Плохая примета

Гарри Велиас
    Отец чабана Каимбая, сидел возле юрты на кошме и чинил лопнутое деревянное седло. Жена Каимбая, хлопотала у огня рядом. Гуля - красивая уйгурка, родом из Оша, была украдена Каимбаем пять лет тому назад у богатого скупердяя, за которого родители выдали ее насильно замуж. Она сбежала с молодым киргизским чабаном от ненавистного мужа, среди белого дня! Этим, Гульнара взбудоражила все родню мужа.  У уйгуров строгие обычаи, - за подобное можно жестоко поплатиться, поэтому, об этом случае знали только близкие. С Каимбаем они жили дружно, и их ребенку, в то время шел пятый год.
Гуля, подняв крышку казана, помешивала в нем свое варево.
 «Правильно, дочка, делаешь, что обед готовишь!»
Она засмеялась: «Отец, ужин уже готов! Зови гостей»
Аксакал повернулся к нам с Абжалбеком и пригласил за стол.

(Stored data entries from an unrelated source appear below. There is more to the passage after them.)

template <int D, int SEG, bool FUSED, typename RT>
__global__ __launch_bounds__(256) void stage1_select_kernel(QParams P, int Q, const FT *__restrict__ y,
                                                            int alias, const u32 *__restrict__ codes,
                                                            int K1, int cap, u32 runs_used,
                                                            FT *__restrict__ cand_dist,
                                                            u32 *__restrict__ cand_id,
                                                            u32 *__restrict__ nv_tot,
                                                            u32 *__restrict__ nv_own, FusedTail F,
                                                            Key *__restrict__ cand_key) {
  extern __shared__ __attribute__((aligned(16))) unsigned char smem[];
  const int lane = lane_id(), w = threadIdx.x >> 6, W = blockDim.x >> 6;
  unsigned char *sp = smem;
  Key *kbuf_all = reinterpret_cast<Key *>(sp);           sp += sizeof(Key) * (size_t)W * cap;
  Key *kout_all = reinterpret_cast<Key *>(sp);           sp += sizeof(Key) * (size_t)W * K1;
  Key *mbuf = reinterpret_cast<Key *>(sp);               sp += sizeof(Key) * (size_t)W * K1;
  TryInfo *tries = reinterpret_cast<TryInfo *>(sp);      sp += sizeof(TryInfo) * (size_t)P.T;
  const u32 **rptr_all = reinterpret_cast<const u32 **>(sp);  sp += sizeof(u32 *) * (size_t)W * ANN_WAVE;
  u32 *list_all = reinterpret_cast<u32 *>(sp);           sp += sizeof(u32) * (size_t)W * ANN_S1_CHUNK;
  u32 *pref_all = reinterpret_cast<u32 *>(sp);           sp += sizeof(u32) * (size_t)W * ANN_WAVE;
  u32 *qcode = reinterpret_cast<u32 *>(sp);              sp += sizeof(u32) * (size_t)P.T;
  int *mcnt = reinterpret_cast<int *>(sp);               sp += sizeof(int) * (size_t)W;
  u32 *cnts = reinterpret_cast<u32 *>(sp);               sp += sizeof(u32) * 4;
  const size_t tl = FUSED ? F.len2 : 0;
  u32 *t_ids = reinterpret_cast<u32 *>(sp);              sp += sizeof(u32) * tl;
  u32 *t_slot = reinterpret_cast<u32 *>(sp);             sp += sizeof(u32) * tl;
  u32 *t_gid = reinterpret_cast<u32 *>(sp);              sp += sizeof(u32) * tl;
  sp = smem + (((sp - smem) + 15) & ~(size_t)15);
  FT *t_dist = reinterpret_cast<FT *>(sp);               sp += sizeof(FT) * tl;
  sp = smem + (((sp - smem) + 15) & ~(size_t)15);
  FT *yq = reinterpret_cast<FT *>(sp);
  u32 *list = list_all + (size_t)w * ANN_S1_CHUNK;
  u32 *pref = pref_all + (size_t)w * ANN_WAVE;
  const u32 **rptr = rptr_all + (size_t)w * ANN_WAVE;

  for (u32 xi = blockIdx.x; xi < P.qn; xi += gridDim.x) {
  const u32 x = xi + P.q0;
  if (xi != blockIdx.x) __syncthreads();
  for (int i = threadIdx.x; i < P.T; i += blockDim.x) {
    tries[i] = P.tries[i];
    qcode[i] = P.fixed ? codes[(size_t)x * P.T + i] : codes[(size_t)i * Q + x];
  }
  if (threadIdx.x < 4) cnts[threadIdx.x] = 0;
  if constexpr (D == 0 || OcCode<D>::GEN)
    for (int z = threadIdx.x; z < P.d; z += blockDim.x) yq[z] = y[(size_t)x * P.d + z];
  __syncthreads();

  SelState S;
  S.kbuf = kbuf_all + (size_t)w * cap, S.kout = kout_all + (size_t)w * K1;
  S.kcnt = 0, S.K1 = K1, S.cap = cap, S.tau = key_max();
  FT *scratch = yq + (size_t)(1 + w) * P.d;
  u32 vtot = 0, vown = 0;

  VT a[RowChunks<D>::C];
  if constexpr (D > 0) {
    typedef RowLay<D> L;
    const VT *yp = reinterpret_cast<const VT *>(y + (size_t)x * D) + (lane % L::LPR);
#pragma unroll
    for (int c = 0; c < L::C; c++) a[c] = yp[c * L::LPR];
  } else if constexpr (D < 0 && !OcCode<D>::GEN) {
    const OcLanes<D> ol(P.d, lane);
#pragma unroll
    for (int c = 0; c < OcCode<D>::C; c++) a[c] = oc_load_chunk<D, false>(y + (size_t)x * P.d, ol.p + c * ol.oc, P.d);
  }

  int cnt = 0;
  if constexpr (SEG == 2) {
    const u32 ds1 = (u32)P.ds + 1u;
    const u32 per = (runs_used + W - 1) / W;
    const u32 r0 = min(runs_used, (u32)w * per), r1 = min(runs_used, r0 + per);
    for (u32 rb = r0; rb < r1; rb += ANN_WAVE) {
      const u32 r = rb + lane;
      u32 c = 0, va = 0;
// ... 101 lines not shown
    for (u32 base = s0; base < s1; base += ANN_WAVE) {
      const u32 j = base + lane;
      u32 id = ANN_ID_NONE;
      if (j < s1) id = slot_id(tries, qcode, j, ti);
      const bool ok = id < P.n && !(alias && id == x);
      const bool own = ok && id >= P.lo && id < P.hi;
      vtot += __popcll(__ballot(ok));
      const u64 mm = __ballot(own);
      if (own) list[cnt + mask_rank(mm)] = id;
      cnt += __popcll(mm);
      if (cnt + ANN_WAVE > ANN_S1_CHUNK) {
        wave_lds_sync();
        vown += cnt;
        gather_select<D, RT>(P, list, cnt, alias, x, a, yq, scratch, S, y + (size_t)x * P.d);
        cnt = 0;
      }
    }
  }
  wave_lds_sync();
  vown += cnt;
  gather_select<D, RT>(P, list, cnt, alias, x, a, yq, scratch, S, y + (size_t)x * P.d);

  {
    const int m = wave_select_smallest(S.kbuf, S.kcnt, K1, S.kout);
    for (int i = lane; i < m; i += ANN_WAVE) mbuf[(size_t)w * K1 + i] = S.kout[i];
    if (lane == 0) {
      mcnt[w] = m;
      atomicAdd(&cnts[0], vtot);
      atomicAdd(&cnts[1], vown);
    }
  }
  __syncthreads();
  if (w == 0) {
    int total = 0;
    for (int ww = 0; ww < W; ww++) {
      const int m = mcnt[ww];
      for (int i = lane; i < m; i += ANN_WAVE) S.kbuf[total + i] = mbuf[(size_t)ww * K1 + i];
      total += m;
    }
    wave_lds_sync();
    const int m = wave_select_smallest(S.kbuf, total, K1, S.kout);
    if constexpr (!FUSED) {
      if (cand_key) {
        for (int i = lane; i < K1; i += ANN_WAVE) cand_key[(size_t)x * K1 + i] = i < m ? S.kout[i] : key_make(ft_inf(), ANN_ID_NONE);
      } else {
        for (int i = lane; i < K1; i += ANN_WAVE) {
          cand_dist[(size_t)x * K1 + i] = i < m ? key_dist(S.kout[i]) : ft_inf();
          cand_id[(size_t)x * K1 + i] = i < m ? key_id(S.kout[i]) : ANN_ID_NONE;
        }
      }
      if (lane == 0) {
        nv_tot[x] = cnts[0];
        nv_own[x] = cnts[1];
      }
      if (F.enabled == 2) {
        const int k = K1 - 1;
        bool bad = m < k;
        for (int t = lane; t + 1 < m; t += ANN_WAVE)
          if (ft_bits(key_dist(S.kout[t])) == ft_bits(key_dist(S.kout[t + 1]))) bad = true;
        if (m >= k && !(key_dist(S.kout[k - 1]) < ft_inf())) bad = true;
        if (P.L1 > P.P1 && cnts[0] >= P.P1) bad = true;
        if (__ballot(bad) != 0) {
          if (lane == 0) {
            F.flist[atomicAdd(F.fcount, 1u)] = x;
            if (F.exact_total) atomicAdd(F.exact_total, 1ull);
          }
        } else {
          for (int t = lane; t < k; t += ANN_WAVE) {
            F.top_id[(size_t)x * k + t] = key_id(S.kout[t]);
            F.top_dist[(size_t)x * k + t] = key_dist(S.kout[t]);
          }
        }
      }
    } else {
      const int k = K1 - 1;
      bool bad = m < k;
      for (int t = lane; t + 1 < m; t += ANN_WAVE)
        if (ft_bits(key_dist(S.kout[t])) == ft_bits(key_dist(S.kout[t + 1]))) bad = true;
      if (m >= k && !(key_dist(S.kout[k - 1]) < ft_inf())) bad = true;
      if (P.L1 > P.P1 && cnts[0] >= P.P1) bad = true;
      const bool reject = __ballot(bad) != 0;
      if (reject && cand_dist)
        for (int i = lane; i < K1; i += ANN_WAVE) {
          cand_dist[(size_t)x * K1 + i] = i < m ? key_dist(S.kout[i]) : ft_inf();
          cand_id[(size_t)x * K1 + i] = i < m ? key_id(S.kout[i]) : ANN_ID_NONE;
        }
      if (lane == 0) {
        cnts[3] = reject ? 1u : 0u;
        if (reject) {
          F.flist[atomicAdd(F.fcount, 1u)] = x;
          atomicAdd(F.exact_total, 1ull);
        }
      }
    }
  }
  if constexpr (FUSED) {
  __syncthreads();
  if (cnts[3]) {
    if (threadIdx.x == 0) nv_own[x] = cnts[1];
    continue;
  }
  {
    const u32 cnt2 = stage2_in_workgroup<D, size_t, RT>(P, x, alias, a, yq, scratch, kout_all ,
                                                    K1 - 1, F.len2, t_ids, t_slot, t_gid, t_dist, &cnts[2], F.out_ids, F.out_dist);
    if (threadIdx.x == 0) nv_own[x] = cnts[1] + cnt2;
  }
  }
  }
}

После обеда, я все же решил отправиться вниз, в Орловку. У меня в высокогорье набралось семь дней отгулов, и я хотел их провести в Джамбуле с родителями и друзьями. Желая сэкономить время на дорогу, я стал спешно собираться в путь. Абжалбек вышел из юрты и с раздражением в голосе недовольно заявил: «Ты всегда торопишься, доктор, и меня дергаешь! Мы же собирались выехать завтра утром? Ну ладно, езжай до перевала, и там возле большого камня, разведи костер и жди нас. Я буду позднее!»
-Хорошо, Абжалбек, так и сделаю!
Абжалбек сказал Гуле, что я уезжаю, и она, положив в мой хурджум еду, бутылку кумыса, сказала мне: «Приедет он к тебе вечером, или не приедет, один Аллах знает, а тебе покушать надо!»
Поблагодарив Гульнару за заботу, я привел своего коня с пастбища и, собираясь его оседлать, споткнулся за натянутую веревку, крепившую юрту. Возвращаясь с седлом, я опять зацепился за нее и чуть не упал. Аксакал после обеда снова сидел на прежнем месте, работал и молча наблюдал за мной.
Вдруг он сказал:
«Джяман! Плохо! Тебе нельзя сегодня никуда ехать, тем более одному в дальнюю дорогу! То, что ты на ровном месте сейчас два раза споткнулся, - это тебе предупреждение! Улыбаешься? Не веришь? А зря! Добрый дух тебя предупреждает, чтобы не ехал ты никуда сегодня Злой же дух, тебе голову закрутил, и ты с тропы настоящей собьешься, будешь видеть не то, что есть, и попадешь в беду!»
- Я буду внимательным, аксакал! - ответил я
- Вы – молодые, перестали слушать нас стариков. Упрямство и глупость у вас рядом шагают, раз такой умный – езжай! – старик сердито махнул мне рукой и стал с силой забивать заклепки в седло.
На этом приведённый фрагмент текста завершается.